I suggested yesterday that the West will be playing dumb about the extent to which Qaddafi looted the Libyan people becomes known.
But what about how Qaddafi looted us–or, at least, the Fed?
As this article laid out, one of the means by which Qaddafi was looting was the Central Bank of Libya.
Moammar Kadafi secretly salted away more than $200 billion in bank accounts, real estate and corporate investments around the world before he was killed, about $30,000 for every Libyan citizen and double the amount that Western governments previously had suspected, according to senior Libyan officials.
The new estimates of the deposed dictator’s hidden cash, gold reserves and investments are “staggering,” one person who has studied detailed records of the asset search said Friday. “No one truly appreciated the scope of it.”
[snip]
Most of the money was under the name of government institutions such as the Central Bank of Libya, the Libyan Investment Authority, the Libyan Foreign Bank, the Libyan National Oil Corp. and the Libya African Investment Portfolio. But investigators said Kadafi and his family members could access any of the money if they chose to. [my emphasis]
Central Bank of Libya was a significant owner (and is now a 59% owner) in the Arab Banking Company, which got $35B of loans during the crisis.
Arab Banking Corp., the lender part- owned by the Central Bank of Libya, used a New York branch to get 73 loans from the U.S. Federal Reserve in the 18 months after Lehman Brothers Holdings Inc. collapsed.
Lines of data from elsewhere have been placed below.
static WgradPlan wgrad_plan(int64_t N, int64_t Cin, int64_t Cout, int64_t HW, int sub) {
    WgradPlan p;
    p.MR = (int)(Cout >= Cin ? Cout : Cin);
    p.NS = (int)(Cout >= Cin ? Cin : Cout);
    p.stages_per_img = (int)cdiv(HW, 64 * sub);
    p.total_stages = (int)(N * p.stages_per_img);
    const int64_t tiles = cdiv(p.MR, 64) * cdiv(p.NS, 64);
    int64_t want = 512 / (tiles > 0 ? tiles : 1);
    if (want < 1) want = 1;
    if (want > p.total_stages) want = p.total_stages;
    if (want < 1) want = 1;
    p.stages_per_split = (int)cdiv(p.total_stages, want);
    if (p.stages_per_split < 1) p.stages_per_split = 1;
    p.nsplit = (int)cdiv(p.total_stages, p.stages_per_split);
    if (p.nsplit < 1) p.nsplit = 1;
    return p;
}

static bool aligned_for(const void* a, const void* b, int64_t HW, bool is16) {
    const uintptr_t bits = reinterpret_cast<uintptr_t>(a) | reinterpret_cast<uintptr_t>(b);
    return (bits & 15) == 0 && (HW % (is16 ? 8 : 4)) == 0;
}

template <typename T, bool AL, bool WV, bool XF = false>
static void launch_gemm_v(const void* x, WView wv, void* y, int64_t HW, int tiles_per_img, int total_tiles,
                          hipStream_t st, InputXf xf = InputXf{}, const void* addend = nullptr,
                          StatOut so = StatOut{nullptr, 0}, BnFold fold = BnFold{}) {
    if (wv.K <= 64) {
        if constexpr (Elem<T>::is16 && AL && WV && !XF) {
            static const bool slabs = [] { const char* e = getenv("OFASR_PW_FANOUT_SLABS"); return !(e && e[0] == '0'); }();
            const int nslab = wv.M / FO_ROWS;
            if (slabs && addend == nullptr && wv.K == 64 && wv.M % FO_ROWS == 0 && (nslab == 2 || nslab == 3) &&
                HW % PW_TILE == 0) {
                dim3 g1((unsigned)total_tiles);
#define OFASR_FO_SLABS(NS, ST)                                                                                       \
    OFASR_LAUNCH((pw_fanout_slabs_kernel<T, NS, ST>), g1, dim3(PW_THREADS), 0, st, (const T*)x, wv, (T*)y, (int)HW, \
                       tiles_per_img, so, BwdStatOut{})
                if (nslab == 3) { if (so.partial) OFASR_FO_SLABS(3, 1); else OFASR_FO_SLABS(3, 0); }
                else { if (so.partial) OFASR_FO_SLABS(2, 1); else OFASR_FO_SLABS(2, 0); }
#undef OFASR_FO_SLABS
                return;
            }
        }
        dim3 grid((unsigned)total_tiles, (unsigned)cdiv(wv.M, FO_ROWS));
        OFASR_LAUNCH((pw_fanout_kernel<T, AL, WV, XF>), grid, dim3(PW_THREADS), 0, st, (const T*)x, wv, (T*)y,
                           (int)HW, tiles_per_img, xf, (const T*)addend, so);
    } else {
        dim3 grid((unsigned)total_tiles, (unsigned)cdiv(wv.M, 64));
        if constexpr (Elem<T>::is16 && AL && WV) {
            static const bool fast_ok = [] { const char* e = getenv("OFASR_PW_FANIN_FAST"); return !(e && e[0] == '0'); }();
            const bool span32 = (long long)wv.K * HW < (1LL << 31) &&
                                (long long)wv.M * wv.sm + (long long)wv.K * wv.sk < (1LL << 31);
            if (fast_ok && wv.K % 4 == 0 && wv.M % 4 == 0 && span32)
                OFASR_LAUNCH((pw_fanin_pipe_kernel<T, XF, true>), grid, dim3(PW_THREADS), 0, st, (const T*)x, wv,
                                   (T*)y, (int)HW, tiles_per_img, (int)cdiv(wv.K, 64), xf, (const T*)addend, so, fold);
            else
                OFASR_LAUNCH((pw_fanin_pipe_kernel<T, XF, false>), grid, dim3(PW_THREADS), 0, st, (const T*)x, wv,
                                   (T*)y, (int)HW, tiles_per_img, (int)cdiv(wv.K, 64), xf, (const T*)addend, so, fold);
            return;
        }
        OFASR_LAUNCH((pw_fanin_kernel<T, AL, WV, XF>), grid, dim3(PW_THREADS), 0, st, (const T*)x, wv, (T*)y,
                           (int)HW, tiles_per_img, (int)cdiv(wv.K, 64), xf, (const T*)addend, so);
    }
}

template <typename T, bool XF = false>
static int launch_gemm(const char* name, const void* x, WView wv, void* y, int64_t N, int64_t HW, hipStream_t st,
                       InputXf xf = InputXf{}, const void* addend = nullptr, StatOut so = StatOut{nullptr, 0},
                       BnFold fold = BnFold{}) {
    constexpr bool is16 = Elem<T>::is16;
    const bool al = aligned_for(x, y, HW, is16);
    const long long ld = wv.sk == 1 ? wv.sm : wv.sk;
    const bool wvec = (reinterpret_cast<uintptr_t>(wv.w) & 15) == 0 && (ld % 4) == 0 && wv.K % 4 == 0 && wv.M % 4 == 0;
    const int tiles_per_img = (int)cdiv(HW, PW_TILE);
    const int64_t total64 = N * tiles_per_img;
    OFASR_REQUIRE(total64 <= INT32_MAX, OFASR_ERR_UNSUPPORTED, "%s: too many pixel tiles", name);
    const int total_tiles = (int)total64;
    {
        const double px = (double)N * (double)HW, es = (double)sizeof(T);
        prof_note(es * px * (wv.K + wv.M + (addend ? wv.M : 0)) + 4.0 * wv.K * wv.M, 2.0 * px * wv.K * wv.M);
    }
    if (so.partial)
        OFASR_REQUIRE(so.P == (wv.K <= 64 ? total_tiles : 2 * total_tiles), OFASR_ERR_INVALID_ARG,
                      "%s: statistics unit count %d does not match the launch", name, so.P);
    if constexpr (XF) {
        OFASR_REQUIRE(al && is16, OFASR_ERR_UNSUPPORTED, "%s: fused input transform needs aligned 16-bit tensors", name);
        if (fold.cp)
            OFASR_REQUIRE(wvec && wv.K > 64 && wv.K <= FOLD_KMAX, OFASR_ERR_UNSUPPORTED,
                          "%s: folded statistics need the pipelined fan-in kernel (64 < K <= %d)", name, FOLD_KMAX);
        if (wvec) launch_gemm_v<T, true, true, true>(x, wv, y, HW, tiles_per_img, total_tiles, st, xf, nullptr, so, fold);
        else launch_gemm_v<T, true, false, true>(x, wv, y, HW, tiles_per_img, total_tiles, st, xf, nullptr, so);
        return check_launch(name);
    }
    const bool al2 = al && (addend == nullptr || (reinterpret_cast<uintptr_t>(addend) & 15) == 0);
    if (al2 && wvec) launch_gemm_v<T, true, true>(x, wv, y, HW, tiles_per_img, total_tiles, st, InputXf{}, addend, so);
    else if (al2) launch_gemm_v<T, true, false>(x, wv, y, HW, tiles_per_img, total_tiles, st, InputXf{}, addend, so);
    else if (wvec) launch_gemm_v<T, false, true>(x, wv, y, HW, tiles_per_img, total_tiles, st, InputXf{}, addend, so);
    else launch_gemm_v<T, false, false>(x, wv, y, HW, tiles_per_img, total_tiles, st, InputXf{}, addend, so);
    return check_launch(name);
}

static int gemm_entry(const char* name, const void* x, WView wv, void* y, int64_t N, int64_t HW, int dtype,
                      void* stream, const void* addend = nullptr, StatOut so = StatOut{nullptr, 0}) {
    hipStream_t st = as_stream(stream);
    switch (dtype) {
        case OFASR_F32: return launch_gemm<float>(name, x, wv, y, N, HW, st, InputXf{}, addend, so);
        case OFASR_F16: return launch_gemm<f16_t>(name, x, wv, y, N, HW, st, InputXf{}, addend, so);
        default: return launch_gemm<bf16_t>(name, x, wv, y, N, HW, st, InputXf{}, addend, so);
    }
}

static int check_pw_args(const char* name, const void* a, const void* b, const void* c, int64_t ldw, int64_t N,
                         int64_t Cin, int64_t Cout, int64_t HW, int dtype) {
    OFASR_REQUIRE(a && b && c, OFASR_ERR_INVALID_ARG, "%s: null pointer", name);
    OFASR_REQUIRE(N >= 0 && Cin > 0 && Cout > 0 && HW >= 0, OFASR_ERR_INVALID_ARG,
                  "%s: bad shape N=%lld Cin=%lld Cout=%lld HW=%lld", name, (long long)N, (long long)Cin,
                  (long long)Cout, (long long)HW);
    OFASR_REQUIRE(ldw >= Cin, OFASR_ERR_INVALID_ARG, "%s: ldw=%lld < Cin=%lld", name, (long long)ldw, (long long)Cin);
    OFASR_REQUIRE(dtype == OFASR_F32 || dtype == OFASR_F16 || dtype == OFASR_BF16, OFASR_ERR_INVALID_ARG,
                  "%s: bad dtype %d", name, dtype);
    OFASR_REQUIRE(Cin <= 65536 && Cout <= 65536 && HW <= (1 << 30) && N <= (1 << 24), OFASR_ERR_UNSUPPORTED,
                  "%s: dimension too large", name);
    return OFASR_OK;
}

template <typename T, bool XF = false, bool BXM = false>
static int launch_wgrad(const char* name, const void* dy, const void* x, float* dw, int64_t ldw, int64_t N, int64_t Cin,
                        int64_t Cout, int64_t HW, float* ws, hipStream_t st, InputXf xf = InputXf{}, BwdXf bx = BwdXf{}) {
    const WgradPlan p = wgrad_plan(N, Cin, Cout, HW, WgStage<T>::SUB);
    const bool big_is_dy = Cout >= Cin;
    const T* R = (const T*)(big_is_dy ? dy : x);
    const T* S = (const T*)(big_is_dy ? x : dy);
    const long long sr = big_is_dy ? ldw : 1, ss = big_is_dy ? 1 : ldw;
    const bool al = aligned_for(dy, x, HW, Elem<T>::is16);
    prof_note((double)sizeof(T) * (double)N * (double)HW * (double)(Cin + Cout) + 4.0 * (double)Cin * (double)Cout,
              2.0 * (double)N * (double)HW * (double)Cin * (double)Cout);
    if constexpr (Elem<T>::is16) {
        if (al) {
            const WdPlan wp = wd_plan(N, Cin, Cout, HW);
            dim3 grid((unsigned)wp.nsplit, (unsigned)cdiv(wp.MR, WD_ROWS), (unsigned)cdiv(wp.NS, WD_COLS));
            if constexpr (XF) {
                if (big_is_dy)
                    OFASR_LAUNCH((pw_wgrad_direct_kernel<T, 2>), grid, dim3(512), 0, st, R, S, ws, wp.MR, wp.NS,
                                       (int)HW, wp, xf);
                else
                    OFASR_LAUNCH((pw_wgrad_direct_kernel<T, 1>), grid, dim3(512), 0, st, R, S, ws, wp.MR, wp.NS,
                                       (int)HW, wp, xf);
            } else if constexpr (BXM) {
                if (!big_is_dy) {
                    set_error("%s: the fused BN backward is implemented for the wide gradient operand (Cout >= Cin)", name);
                    return OFASR_ERR_UNSUPPORTED;
                }
                OFASR_LAUNCH((pw_wgrad_direct_kernel<T, 3>), grid, dim3(512), 0, st, R, S, ws, wp.MR, wp.NS, (int)HW, wp,
                             InputXf{}, bx);
            } else {
                OFASR_LAUNCH((pw_wgrad_direct_kernel<T>), grid, dim3(512), 0, st, R, S, ws, wp.MR, wp.NS, (int)HW,
                                   wp);
            }
            int rc = check_launch(name);
            if (rc) return rc;
            const long long tot = (long long)wp.MR * wp.NS;
            OFASR_LAUNCH(pw_wgrad_reduce_kernel, dim3((unsigned)cdiv(tot, 64)), dim3(64 * WR_ZL), 0, st, ws, dw, wp.MR,
                               wp.NS, wp.nsplit, sr, ss);
            return check_launch(name);
        }
    }
    if constexpr (XF || BXM) {
        set_error("%s: fused input transform needs the aligned 16-bit kernel", name);
        return OFASR_ERR_UNSUPPORTED;
    }
    if constexpr (!Elem<T>::is16) {
        static const bool f32_direct = [] { const char* e = getenv("OFASR_PW_WGRAD_F32_DIRECT"); return e && e[0] == '1'; }();
        if (al && f32_direct) {
            const WdPlan32 wp = wd_plan32(N, Cin, Cout, HW);
            dim3 grid((unsigned)wp.nsplit, (unsigned)cdiv(wp.MR, WD_ROWS), (unsigned)cdiv(wp.NS, WD_COLS));
            OFASR_LAUNCH(pw_wgrad_direct_f32_kernel, grid, dim3(512), 0, st, (const float*)R, (const float*)S, ws, wp.MR, wp.NS,
                         (int)HW, wp);
            int rc = check_launch(name);
            if (rc) return rc;
            const long long tot = (long long)wp.MR * wp.NS;
            OFASR_LAUNCH(pw_wgrad_reduce_kernel, dim3((unsigned)cdiv(tot, 64)), dim3(64 * WR_ZL), 0, st, ws, dw, wp.MR, wp.NS,
                         wp.nsplit, sr, ss);
            return check_launch(name);
        }
    }
    dim3 grid((unsigned)cdiv(p.MR, 64), (unsigned)cdiv(p.NS, 64), (unsigned)p.nsplit);
    if (al)
        OFASR_LAUNCH((pw_wgrad_kernel<T, true>), grid, dim3(PW_THREADS), 0, st, R, S, ws, p.MR, p.NS, (int)HW,
                           p.stages_per_img, p.total_stages, p.stages_per_split);
    else
        OFASR_LAUNCH((pw_wgrad_kernel<T, false>), grid, dim3(PW_THREADS), 0, st, R, S, ws, p.MR, p.NS, (int)HW,
                           p.stages_per_img, p.total_stages, p.stages_per_split);
    int rc = check_launch(name);
    if (rc) return rc;
    const long long tot = (long long)p.MR * p.NS;
    OFASR_LAUNCH(pw_wgrad_reduce_kernel, dim3((unsigned)cdiv(tot, 64)), dim3(64 * WR_ZL), 0, st, ws, dw, p.MR, p.NS,
                       p.nsplit, sr, ss);
    return check_launch(name);
}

The bank, then 29 percent-owned by the Libyan state, had aggregate borrowings in that period of $35 billion — while the largest single loan amount outstanding was $1.2 billion in July 2009, according to Fed data released yesterday. In October 2008, when lending to financial institutions by the central bank’s so- called discount window peaked at $111 billion, Arab Banking took repeated loans totaling more than $2 billion.
Yet all the time the ABC was borrowing $2B chunks of money, Qaddafi was sitting on $200B, which he could have used to provide the bank liquidity.
Mind you, this kind of looting was no doubt going on–and is no doubt going on today, as big banks refuse haircuts in Europe and housing fraud settlements–more generally. Qaddafi is just the very ugly face of how the Fed lending allowed people and corporations who had been looting for some time were able to keep that loot.